=== RECORDS FOR THIS EXERCISE ===

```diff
-        for (int i = threadIdx.x; i < total; i += 256) {
-            const int k = i & 31, rest = i >> 5;
-            const int t = rest % o.ntaps, row = rest / o.ntaps;
-            const int tap = o.taps[t];
-            int a, b;
-            if (o.row_is_d1) { b = row; a = k; } else { a = row; b = k; }
-            const int grow = r0 + row, gk = k0 + k;
-            if (grow < nrow && gk < nk) out[((long)grow * o.ntaps + t) * o.kpad + gk] = tile[a * ld + b * rs + tap];
-        }
-    }
-}
+        }
+        if (!more) break;
+        __syncthreads();
+        cur = nxt;
+    }
+}
+
+extern "C" int lh_pack_tile_run(void) { return PACK_RUN; }
 
 extern "C" int lh_pack_weights_tiled(const lh_pack_conv* convs_dev, const int* chunk_conv_dev, const int* chunk_t0_dev,
                                      const int* chunk_t1_dev, int n_chunks, int max_rs, int dtype, void* stream) {
     LH_REQUIRE(convs_dev && chunk_conv_dev && chunk_t0_dev && chunk_t1_dev && n_chunks > 0 && max_rs > 0 && max_rs <= 49,
                "lh_pack_weights_tiled: bad arguments");
     const int es = lh_dtype_size(dtype);
-    const size_t lds = (size_t)32 * (32 * max_rs + 4) * es;
-    LH_REQUIRE(lds <= 64 * 1024, "lh_pack_weights_tiled: tile of %d taps does not fit LDS for this dtype", max_rs);
-    LH_DISPATCH_DTYPE(dtype, T, hipLaunchKernelGGL((pack_tiled_kernel<T>), dim3(n_chunks), dim3(256), lds, (hipStream_t)stream,
-                                                   convs_dev, chunk_conv_dev, chunk_t0_dev, chunk_t1_dev));
-    LH_LAUNCH_CHECK("pack_weights_tiled launch");
+    LH_REQUIRE((size_t)32 * (32 * max_rs + 4) * es <= 64 * 1024, "lh_pack_weights_tiled: tile of %d taps does not fit LDS for this dtype", max_rs);
+    const int cap = es == 2 && max_rs < PACK_FUSE_K ? PACK_FUSE_K : max_rs;
+    const size_t lds = (size_t)32 * (32 * cap + PACK_LD_PAD) * es;
+    const int runs = n_chunks / PACK_RUN, left = n_chunks - runs * PACK_RUN;
+    if (runs > 0) {
+        LH_DISPATCH_DTYPE(dtype, T, hipLaunchKernelGGL((pack_tiled_kernel<T>), dim3(runs), dim3(256), lds, (hipStream_t)stream,
+                                                       convs_dev, chunk_conv_dev, chunk_t0_dev, chunk_t1_dev));
+        LH_LAUNCH_CHECK("pack_weights_tiled launch");
+    }
+    if (left > 0) {
+        const int at = runs * PACK_RUN;
+        LH_DISPATCH_DTYPE(dtype, T, hipLaunchKernelGGL((pack_tiled_kernel<T>), dim3(1, left + 1), dim3(256), lds, (hipStream_t)stream,
+                                                       convs_dev, chunk_conv_dev + at, chunk_t0_dev + at, chunk_t1_dev + at));
+        LH_LAUNCH_CHECK("pack_weights_tiled launch (table end)");
+    }
     return LH_OK;
 }
```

===

* WORK ORDER: Give the count of lines in the listing where the word "return" occurs, with no further words.

* WRITTEN RESPONSE: 2